-
Type: Bug
-
Resolution: Incomplete
-
Priority: Major - P3
-
None
-
Affects Version/s: 4.4.9
-
Component/s: None
-
ALL
We have a big cluster (>7TB data), hosting a sharded collection. The collection was created as sharded, but the cluster initially only had 1 shard (call it shard A), and 3 mongos.
Today we added shard B. We disabled the balancer, added the shard in the cluster, defined 2 zones that fully covered the key space, then enabled the balancer.
The zones were defined in a way such that only few chunks should have been migrated to shard B (as an initial test).
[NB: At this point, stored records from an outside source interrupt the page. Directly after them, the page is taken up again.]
void build_items(Batch& b, int path, const std::vector<char>* only = nullptr, std::vector<int>* base_out = nullptr,
                 MsfmItemChunks* chunks_out = nullptr, const std::vector<char>* idle = nullptr) {
    std::vector<int> order(b.pairs.size());
    for (size_t p = 0; p < order.size(); ++p) order[p] = (int)p;
    if (b.id2.size() == b.pairs.size())
        std::stable_sort(order.begin(), order.end(), [&](int x, int y) { return b.id2[(size_t)x] < b.id2[(size_t)y]; });
    std::vector<int>& base = base_out ? *base_out : b.item_base;
// ... 477 lines not shown
    HIPCHK(ctx, SC.d_tu.ensure(kn * 4));
    HIPCHK(ctx, SC.d_colmask.ensure(kn * 4));
    HIPCHK(ctx, SC.d_best.ensure(kn * 8));
    HIPCHK(ctx, SC.d_second.ensure(kn * 8));
    HIPCHK(ctx, SC.d_overflow.ensure(P));
    HIPCHK(ctx, SC.d_totals.ensure(kTotalsBytes));
    FillBatch fills;
    if (!route.compact()) {
        fills.add(SC.d_best.p, (size_t)kn * 8, 0xff);
        fills.add(SC.d_second.p, (size_t)kn * 8, 0xff);
    }
    fills.add(SC.d_totals.p, kTotalsBytes, 0);
    fills.add(SC.d_overflow.p, P, 0);
    const int rc = upload_pair_tables(ctx, b, 1, route.q8() ? &pfq : nullptr, fills, route.kind == kRouteQ8Mixed ? &pf16 : nullptr,
                                        route.kind == kRouteQ8Mixed ? &item_base16 : nullptr, route.kind == kRouteQ8Mixed ? &chunks16 : nullptr);
    if (rc != MSFM_OK) return rc;
    return MSFM_OK;
    }

    int launch_sweep1() {
        e0 = get_event(ctx, ev_base), e1 = get_event(ctx, ev_base + 1);
        e2 = get_event(ctx, ev_base + 2), e3 = get_event(ctx, ev_base + 3);
        if (!e0 || !e1 || !e2 || !e3) return fail(ctx, MSFM_E_DEVICE, "hipEventCreate failed");
        block = dim3(kPfThreads);
        sweep_grid = (unsigned)std::max(8, (ctx->cu_count / 8) * 8);
        dp = SC.d_pairs.as<PairDesc>();
        dpf = SC.d_pf.as<PfPair>();
        tuv = SC.d_tu.as<float>();
        colmask = SC.d_colmask.as<unsigned>();
        hc.lap("sweep-1 setup + uploads");
        if (ctx->last_sweep1 && ctx->last_sweep1 != ctx->cur)
            HIPCHK(ctx, hipStreamWaitEvent(SC.stream, ctx->last_sweep1->sweep1_done, 0));
        for (Scratch& other : ctx->sc)
            if (&other != ctx->cur && other.sweep2_recorded && other.seq + 2 <= SC.seq)
                HIPCHK(ctx, hipStreamWaitEvent(SC.stream, other.sweep2_done, 0));
        unsigned long long* wg_end = nullptr;
        if (ctx->wg_trace && (route.kind == kRouteI8 || route.q8())) {
            HIPCHK(ctx, SC.d_wg_end.ensure((size_t)sweep_grid * 16));
            wg_end = SC.d_wg_end.as<unsigned long long>();
            SC.pf_pending.wg_trace_grid = (int)std::min<unsigned>(sweep_grid, (unsigned)b.n_items);
        }
        int* cursors = SC.d_totals.as<int>() + kTotalsSweep1;
        HIPCHK(ctx, hipEventRecord(e0, SC.stream));
        if (route.kind == kRouteI8 || route.q8())
            hipLaunchKernelGGL(sweep_i8_kernel<1>, dim3(std::min<unsigned>(sweep_grid, (unsigned)b.n_items)), dim3(kI8Threads), kI8LdsBytes1, SC.stream, dp,
                               route.q8() ? (const PfPair*)SC.d_pfq.as<PfPair>() : dpf,
                               SC.d_items.as<WorkItem>(), SC.d_rp_s0.as<float>(), SC.d_rp_s1.as<float>(), SC.d_cp_s0.as<float>(),
                               (const float*)nullptr, (int2*)nullptr, (unsigned long long*)nullptr, (const int*)nullptr, (int)b.n_items, cursors, b.chunks,
                               (int*)nullptr, wg_end);
        else
            hipLaunchKernelGGL(sweep_kernel<1>, dim3(std::min<unsigned>(sweep_grid, (unsigned)b.n_items)), block, kPfLdsBytes, SC.stream, dp, dpf,
                               SC.d_items.as<WorkItem>(), SC.d_rp_s0.as<float>(), SC.d_rp_s1.as<float>(),
                               SC.d_cp_s0.as<float>(), (float*)nullptr, (const float*)nullptr, (const float*)nullptr,
                               (int2*)nullptr, (unsigned long long*)nullptr, (const int*)nullptr, (int)b.n_items, cursors, b.chunks);
        HIPCHK(ctx, hipGetLastError());
        if (route.kind == kRouteQ8Mixed && per16) {
            hipLaunchKernelGGL(sweep_kernel<1>, dim3(std::min<unsigned>(sweep_grid, (unsigned)(per16 * 8))), block, kPfLdsBytes, SC.stream, dp,
                               (const PfPair*)SC.d_pf16.as<PfPair>(), SC.d_items16.as<WorkItem>(), SC.d_rp_s0.as<float>(), SC.d_rp_s1.as<float>(),
                               SC.d_cp_s0.as<float>(), (float*)nullptr, (const float*)nullptr, (const float*)nullptr,
                               (int2*)nullptr, (unsigned long long*)nullptr, (const int*)nullptr, (int)(per16 * 8), SC.d_totals.as<int>() + kTotalsSweep1b, chunks16);
            HIPCHK(ctx, hipGetLastError());
            SC.prof.mixed_route_sub_batches += 1;
    }
    DBGSYNC(ctx, "sweep_kernel<1>");
    HIPCHK(ctx, hipEventRecord(e1, SC.stream));
    HIPCHK(ctx, hipEventRecord(SC.sweep1_done, SC.stream));
    SC.sweep1_recorded = true;
// ... 250 lines not shown
            else if (ctx->order == MSFM_ORDER_AVX2_FMA) MSFM_LAUNCH_EXACT(1);
            else MSFM_LAUNCH_EXACT(3);
#undef MSFM_LAUNCH_EXACT
            HIPCHK(ctx, hipGetLastError());
            DBGSYNC(ctx, "pf_exact_candidates_kernel");
    }
    if (!SC.keys_epilogue) {
        hipLaunchKernelGGL(pf_finalize_kernel, mgrid, dim3(256), 0, SC.stream, dp, dpf, (const float*)tuv, SC.d_best.as<unsigned long long>(),
                           SC.d_second.as<unsigned long long>(), SC.d_k_i0.as<int>(), SC.d_k_d0.as<float>(),
                           SC.d_k_d1.as<float>(), SC.d_fix_count.as<int>(), SC.d_fix_list.as<int4>(), SC.fix_cap_eff, prune.cap);
        HIPCHK(ctx, hipGetLastError());
        DBGSYNC(ctx, "pf_finalize_kernel");
    }
    if (n_lists > 0) {
        hipLaunchKernelGGL(pf_overflow_kernel, dim3((unsigned)((n_lists + 255) / 256)), dim3(256), 0, SC.stream, dl, (int)n_lists,
                           (const unsigned long long*)SC.d_cand_count.as<unsigned long long>(), (const PlanGroup*)SC.d_groups.as<PlanGroup>(),
                           (const int*)SC.d_gmembers.as<int>(), (const int*)SC.d_member_pair.as<int>(),
                           SC.d_overflow.as<unsigned char>(), SC.d_totals.as<unsigned long long>());
        HIPCHK(ctx, hipGetLastError());
    }
    SC.pf_pending.active = true;
    SC.pf_pending.n_lists = n_lists;
    SC.pf_pending.P = P;
    SC.pf_pending.ev_base = ev_base;
    hc.lap("launch sweep 2 .. finalize");
    return MSFM_OK;
    }

    int run() {
        int rc = apply_route();
        if (rc != MSFM_OK) return rc;
        rc = build_and_upload();
        if (rc != MSFM_OK || b.n_items == 0) return rc;
        rc = launch_sweep1();
        if (rc != MSFM_OK) return rc;
        if (route.compact()) {
            rc = plan_buffers();
            if (rc == MSFM_OK && route.q8()) rc = launch_route_q();
            if (rc == MSFM_OK) rc = launch_compact_sweep2();
        } else {
            rc = launch_dense_sweep2();
        }
        if (rc != MSFM_OK) return rc;
        return launch_exact_and_finalize();
    }
};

From the moment the balancer was enabled, CPU on the 3 mongos spiked to 200% (100% on both CPUs), causing major disruption to the incoming traffic. The balancer slowly moved chunks from shard A to shard B, at speed of a few seconds per chunk.
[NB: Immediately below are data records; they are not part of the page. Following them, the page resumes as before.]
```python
class Pandora:

    def __init__(self, device=0):
        self.device = device

    @staticmethod
    def _parse_args(args):
        o = dict(threads=1, w=14, k=15, c=10, illumina=False, max_covg=300)
        it = iter([str(a) for a in args])
        for a in it:
            if a == "-t":
                o["threads"] = int(next(it))
            elif a == "-w":
                o["w"] = int(next(it))
            elif a == "-k":
                o["k"] = int(next(it))
            elif a == "-c":
                o["c"] = int(next(it))
            elif a == "-I":
                o["illumina"] = True
            elif a == "--max-covg":
                o["max_covg"] = int(next(it))
            elif a == "-K":
                pass
            else:
                raise DependencyError("ProcessError", f"unknown pandora option {a}", code=2)
        return o

    @staticmethod
    def _struct_args(args):
        return ["--max-covg", "4294967295"] + [str(a) for a in args]

    def index_with(self, prg_path, args=()):
        o = self._parse_args(args)
        _check(lib.drprg_hip_index(os.fsencode(prg_path), o["w"], o["k"], o["threads"]))

    def _mapped_context(self, prg, reads, args):
        o = self._parse_args(args)
        ctx = Context(prg, o["w"], o["k"], device=self.device)
        ctx.set_opts(illumina=o["illumina"], min_cluster_size=o["c"], genome_size=MTB_GENOME_SIZE)
        ctx.set_max_covg(o["max_covg"])
        ctx.map_fastx(reads)
        return ctx

    @staticmethod
    def _run_tag(prg, reads, args):
        def stamp(p):
            st = os.stat(p)
            return f"{os.path.realpath(p)}:{st.st_size}:{st.st_mtime_ns}"
        rest, it = [], iter(str(a) for a in args)
        for a in it:
            if a == "--max-covg":
                next(it, None)
            elif a != "-K":
                rest.append(a)
        return "|".join([stamp(prg), stamp(reads)] + rest + [f"M{Pandora._parse_args(args)['max_covg']}"])

    COVERAGE_CACHE = ".drprg_hip_coverage"

    def discover_with(self, prg, query_idx, outdir, args=(), list_loci=False):
        import warnings
        os.makedirs(outdir, exist_ok=True)
        args = self._struct_args(args)
        with open(query_idx) as fh:
            sample, reads = fh.readline().split()[:2]
        with self._mapped_context(prg, reads, args) as ctx:
            ctx.set_threads(self._parse_args(args)["threads"])
            self.novel_variants = ctx.discover_reads(reads, None, outdir, sample, list_loci=list_loci)
            ctx.save_coverage(os.path.join(outdir, self.COVERAGE_CACHE), self._run_tag(prg, reads, args))
        if self.novel_variants and not list_loci:
            warnings.warn(f"discover: {len(self.novel_variants)} novel variant(s) found (denovo_variants.tsv) but not listed in "
                          "denovo_paths.txt: the PRG will not be updated")
        path = os.path.join(outdir, "denovo_paths.txt")
        if not os.path.exists(path):
            raise DependencyError("MissingExpectedOutput", path)
        return path

    def genotype_with(self, prg, vcf_ref, reads, outdir, args=()):
        os.makedirs(outdir, exist_ok=True)
        args = self._struct_args(args)
        o = self._parse_args(args)
        cache = os.path.join(outdir, "discover", self.COVERAGE_CACHE)
        ctx = Context(prg, o["w"], o["k"], device=self.device)
        with ctx:
            ctx.set_opts(illumina=o["illumina"], min_cluster_size=o["c"], genome_size=MTB_GENOME_SIZE)
            ctx.set_max_covg(o["max_covg"])
            self.reused_discover_coverage = os.path.exists(cache) and ctx.load_coverage(cache, self._run_tag(prg, reads, args))
            if not self.reused_discover_coverage:
                ctx.map_fastx(reads)
            ctx.genotype(vcf_ref, os.path.join(outdir, self.vcf_filename()))

    @staticmethod
    def vcf_filename():
        return "pandora_genotyped.vcf"

    @staticmethod
    def list_prgs_with_novel_variants(denovo_file):
        try:
            contents = open(denovo_file).read()
        except OSError:
            raise DependencyError("NovelVariantParsingError", f"Unable to read {denovo_file!r}")
        m = re.search(r"\n(?P<num>\d+) loci with denovo variants\n", contents)
        if not m:
            raise DependencyError("NovelVariantParsingError", "Unable to find line describing the number of novel variants")
        expected = int(m.group("num"))
        genes, prev = [], ""
        for line in contents.splitlines():
            if line.endswith("nodes"):
                genes.append(prev)
            prev = line
        if len(genes) != expected:
            raise DependencyError("NovelVariantParsingError",
                                  f"Expected {expected} genes with novel variants, but found {len(genes)}")
        return genes


def pack_reads(bases):
    bases = np.ascontiguousarray(bases, dtype=np.uint8)
    words = np.zeros((bases.size + 15) // 16, dtype=np.uint32)
    cap = 1024
    while True:
        npos = np.zeros(cap, dtype=np.uint64)
        n = C.c_uint64()
        rc = lib.drprg_hip_pack_reads(_ptr(bases), bases.size, _ptr(words), _ptr(npos), cap, C.byref(n))
        if rc == 0:
            return words, npos[:n.value].copy()
        if rc != -75:
# ... 3 lines not shown
```

Before: 20.91 billion.

## Compute superblock prefix and share bounds once in filter epilogue, fuse totals/home into tails

```diff
diff --git a/drprg_amd/csrc/candidates.hip b/drprg_amd/csrc/candidates.hip
--- a/drprg_amd/csrc/candidates.hip
+++ b/drprg_amd/csrc/candidates.hip
@@ -1,4 +1,5 @@
 #include "filter_common.h"
+#include "share_bounds.h"
 #include "verify_lane.h"
 #include <algorithm>
 #include <cstdint>
@@ -7,65 +8,41 @@
 namespace dev {
 
 constexpr int VS_THREADS = 512;
-constexpr int VS_PER = MAX_SLICES / VS_THREADS;
+static_assert(VS_WINDOW <= VS_THREADS, "one prefix per thread fills the window");
 template <int KC, bool PACKED>
 __global__ __launch_bounds__(VS_THREADS, 8) void verify_scan_kernel(SketchArgs a, FilterWork fw, ReadClusterArgs rc)
 {
     __shared__ uint32_t s_red[3][VS_THREADS / 64];
-    __shared__ uint32_t s_w[VS_THREADS / 64 + 1];
-    __shared__ uint32_t s_share[2];
-    __shared__ __attribute__((aligned(16))) uint32_t s_pre[MAX_SLICES + 4];
+    __shared__ uint32_t s_flag;
+    __shared__ uint32_t s_pre[VS_WINDOW];
     const int tid = threadIdx.x;
-    static_assert(VS_PER % 4 == 0 && MAX_SLICES % (VS_THREADS * 4) == 0, "the counts are read 16 bytes at a time");
-    auto my_count = [&](int i4) -> uint4 {
-        return reinterpret_cast<const uint4*>(fw.super_count + (size_t)tid * VS_PER)[i4];
-    };
-    uint32_t run = 0;
-    uint4 v[VS_PER / 4];
-#pragma unroll
-    for (int i = 0; i < VS_PER / 4; ++i) v[i] = my_count(i);
-#pragma unroll
-    for (int i = 0; i < VS_PER / 4; ++i) run += v[i].x + v[i].y + v[i].z + v[i].w;
-    uint32_t total;
-    const uint32_t before = block_exclusive_scan<VS_THREADS / 64>(run, s_w, &total);
-    if (blockIdx.x == 0 && tid == 0) *fw.cand_count = total;
-    const uint32_t per_wg = (total + gridDim.x - 1) / gridDim.x;
-    const uint64_t b64 = (uint64_t)blockIdx.x * per_wg;
-    const uint32_t t_begin = b64 < total ? (uint32_t)b64 : total, t_end = b64 + per_wg < total ? (uint32_t)(b64 + per_wg) : total;
-    {
-        const uint32_t x0 = t_begin, x1 = t_end - 1u;
-        const bool own0 = t_begin < t_end && before <= x0 && x0 < before + run, own1 = t_begin < t_end && before <= x1 && x1 < before + run;
-        uint32_t acc = before, n0 = 0, n1 = 0;
-        uint4* dst = reinterpret_cast<uint4*>(s_pre + (size_t)tid * VS_PER);
-#pragma unroll
-        for (int i = 0; i < VS_PER / 4; ++i) {
-            uint4 p;
-            p.x = acc;
-            p.y = p.x + v[i].x;
-            p.z = p.y + v[i].y;
-            p.w = p.z + v[i].z;
-            acc = p.w + v[i].w;
-            dst[i] = p;
-            n0 += (p.y <= x0 ? 1u : 0u) + (p.z <= x0 ? 1u : 0u) + (p.w <= x0 ? 1u : 0u) + (acc <= x0 ? 1u : 0u);
-            n1 += (p.y <= x1 ? 1u : 0u) + (p.z <= x1 ? 1u : 0u) + (p.w <= x1 ? 1u : 0u) + (acc <= x1 ? 1u : 0u);
-        }
-        if (tid == VS_THREADS - 1) s_pre[MAX_SLICES] = acc;
-        if (own0) s_share[0] = (uint32_t)tid * VS_PER + n0;
-        if (own1) s_share[1] = (uint32_t)tid * VS_PER + n1;
-    }
+    const uint4 share = fw.share_bounds[blockIdx.x];
+    const uint32_t t_begin = (uint32_t)__builtin_amdgcn_readfirstlane((int)share.x), t_end = (uint32_t)__builtin_amdgcn_readfirstlane((int)share.y);
+    const uint32_t s_lo = (uint32_t)__builtin_amdgcn_readfirstlane((int)share.z), s_hi = (uint32_t)__builtin_amdgcn_readfirstlane((int)share.w);
+    const bool wide = s_hi - s_lo + 2u > VS_WINDOW;
+    if (!wide && (uint32_t)tid < s_hi - s_lo + 2u) s_pre[tid] = fw.super_prefix[s_lo + (uint32_t)tid];
+    if (wide && tid == 0 && fw.wide_shares) atomicAdd(fw.wide_shares, 1u);
     __syncthreads();
     const VerifyConsts c(a, fw);
     uint32_t my_hits = 0, my_nmin = 0, my_maxlen = 0;
     auto position_in = [&](uint32_t t, uint32_t lo0, uint32_t hi0, uint32_t step0) -> int64_t {
-        uint32_t lo = lo0;
-        for (uint32_t step = step0; step >= 1; step >>= 1)
-            if (lo + step <= hi0 && s_pre[lo + step] <= t) lo += step;
+        uint32_t lo = lo0, pre_lo;
+        if (wide) {
+            const uint32_t* __restrict__ gp = fw.super_prefix;
+            for (uint32_t step = step0; step >= 1; step >>= 1)
+                if (lo + step <= hi0 && gp[lo + step] <= t) lo += step;
+            pre_lo = gp[lo];
+        } else {
+            for (uint32_t step = step0; step >= 1; step >>= 1)
+                if (lo + step <= hi0 && s_pre[lo + step - lo0] <= t) lo += step;
+            pre_lo = s_pre[lo - lo0];
+        }
         static_assert(FT_SUPER == 8, "two uint4 of slice counts per superblock");
         const uint4* __restrict__ c4 = reinterpret_cast<const uint4*>(fw.slice_count) + (size_t)lo * 2;
         const uint4* __restrict__ b4 = reinterpret_cast<const uint4*>(fw.slice_base) + (size_t)lo * 2;
         const uint4 ca = c4[0], cb = c4[1], ba = b4[0], bb = b4[1];
         const uint32_t cnt[7] = { ca.x, ca.y, ca.z, ca.w, cb.x, cb.y, cb.z }, start[8] = { ba.x, ba.y, ba.z, ba.w, bb.x, bb.y, bb.z, bb.w };
-        uint32_t rest = t - s_pre[lo], sum = 0, before = 0, at = start[0];
+        uint32_t rest = t - pre_lo, sum = 0, before = 0, at = start[0];
 #pragma unroll
         for (int q = 0; q < 7; ++q) {
             sum += cnt[q];
@@ -76,7 +53,6 @@
         return (int64_t)fw.raw_pos[(size_t)at + (rest - before)];
     };
     {
-        const uint32_t s_lo = (uint32_t)__builtin_amdgcn_readfirstlane((int)s_share[0]), s_hi = (uint32_t)__builtin_amdgcn_readfirstlane((int)s_share[1]);
         const uint32_t span_step = s_hi > s_lo ? 1u << (31 - __builtin_clz(s_hi - s_lo)) : 1u;
         auto position_of = [&](uint32_t t) -> int64_t { return position_in(t, s_lo, s_hi, span_step); };
         int64_t gp_next = t_begin + tid < t_end ? position_of(t_begin + (uint32_t)tid) : 0;
@@ -104,9 +80,43 @@
             n += s_red[1][i];
             mx = s_red[2][i] > mx ? s_red[2][i] : mx;
         }
-        fw.wg_hits[blockIdx.x] = h;
-        fw.wg_nmin[blockIdx.x] = n;
-        fw.wg_maxlen[blockIdx.x] = mx;
+        store_device(fw.wg_hits + blockIdx.x, h);
+        store_device(fw.wg_nmin + blockIdx.x, n);
+        store_device(fw.wg_maxlen + blockIdx.x, mx);
+    }
+    if (!rc.n_wg) return;
+    if (!last_workgroup_out(rc.done, &s_flag)) return;
+    {
+        uint32_t h = 0, nm = 0, ml = 0;
+        for (uint32_t g = (uint32_t)tid; g < gridDim.x; g += VS_THREADS) {
+            h += load_device(fw.wg_hits + g);
+            nm += load_device(fw.wg_nmin + g);
+            const uint32_t m = load_device(fw.wg_maxlen + g);
+            ml = m > ml ? m : ml;
+        }
+        const uint32_t wn = wave_inclusive_scan(nm), wm = wave_max(ml);
+        unsigned long long wh = h;
+#pragma unroll
+        for (int off = 32; off > 0; off >>= 1) wh += __shfl_xor(wh, off);
+        __shared__ unsigned long long s_h[VS_THREADS / 64];
+        if ((tid & 63) == 63) {
+            s_h[tid >> 6] = wh;
+            s_red[1][tid >> 6] = wn;
+            s_red[2][tid >> 6] = wm;
+        }
+        __syncthreads();
+        if (tid == 0) {
+            unsigned long long th = 0, tn = 0;
+            uint32_t tm = 0;
+            for (int i = 0; i < VS_THREADS / 64; ++i) {
+                th += s_h[i];
+                tn += s_red[1][i];
+                tm = s_red[2][i] > tm ? s_red[2][i] : tm;
+            }
+            *rc.tot_hits = th;
+            if (tn && !(load_device(rc.overflow_word) & 4u)) atomicAdd(rc.tot_minimizers, tn);
+            *rc.tot_max_len = (unsigned long long)tm;
+        }
     }
 }
 
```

We thought the balancing operation was being the issue. So we disabled the balancer, but nothing changed.
Then we also completely stopped the workers that were performing queries to the cluster but that had no effect: mongos were still at 200% CPU.
We redefined the zones so that all chunks should have been migrated back to shard A and re-enabled the balancer, because we thought the presence of data on multiple shards was the culprit. This made no difference. Even when all chunks were migrated back to shard A, CPU on mongos was still at 200%.
At this point we restarted the mongos, and CPU went back to 0. After that we could restart serving traffic normally from the mongos, with only shard A.
This procedure was repeated twice, with the same results. The second time it was performed on an upgraded cluster where machines had 4 CPUS.
I'm attaching some logs taken on a mongos when CPU was at 400% and no traffic was incoming. I took a sample of current ops on the machine, a mongostat report, and a few lines of mongos.log.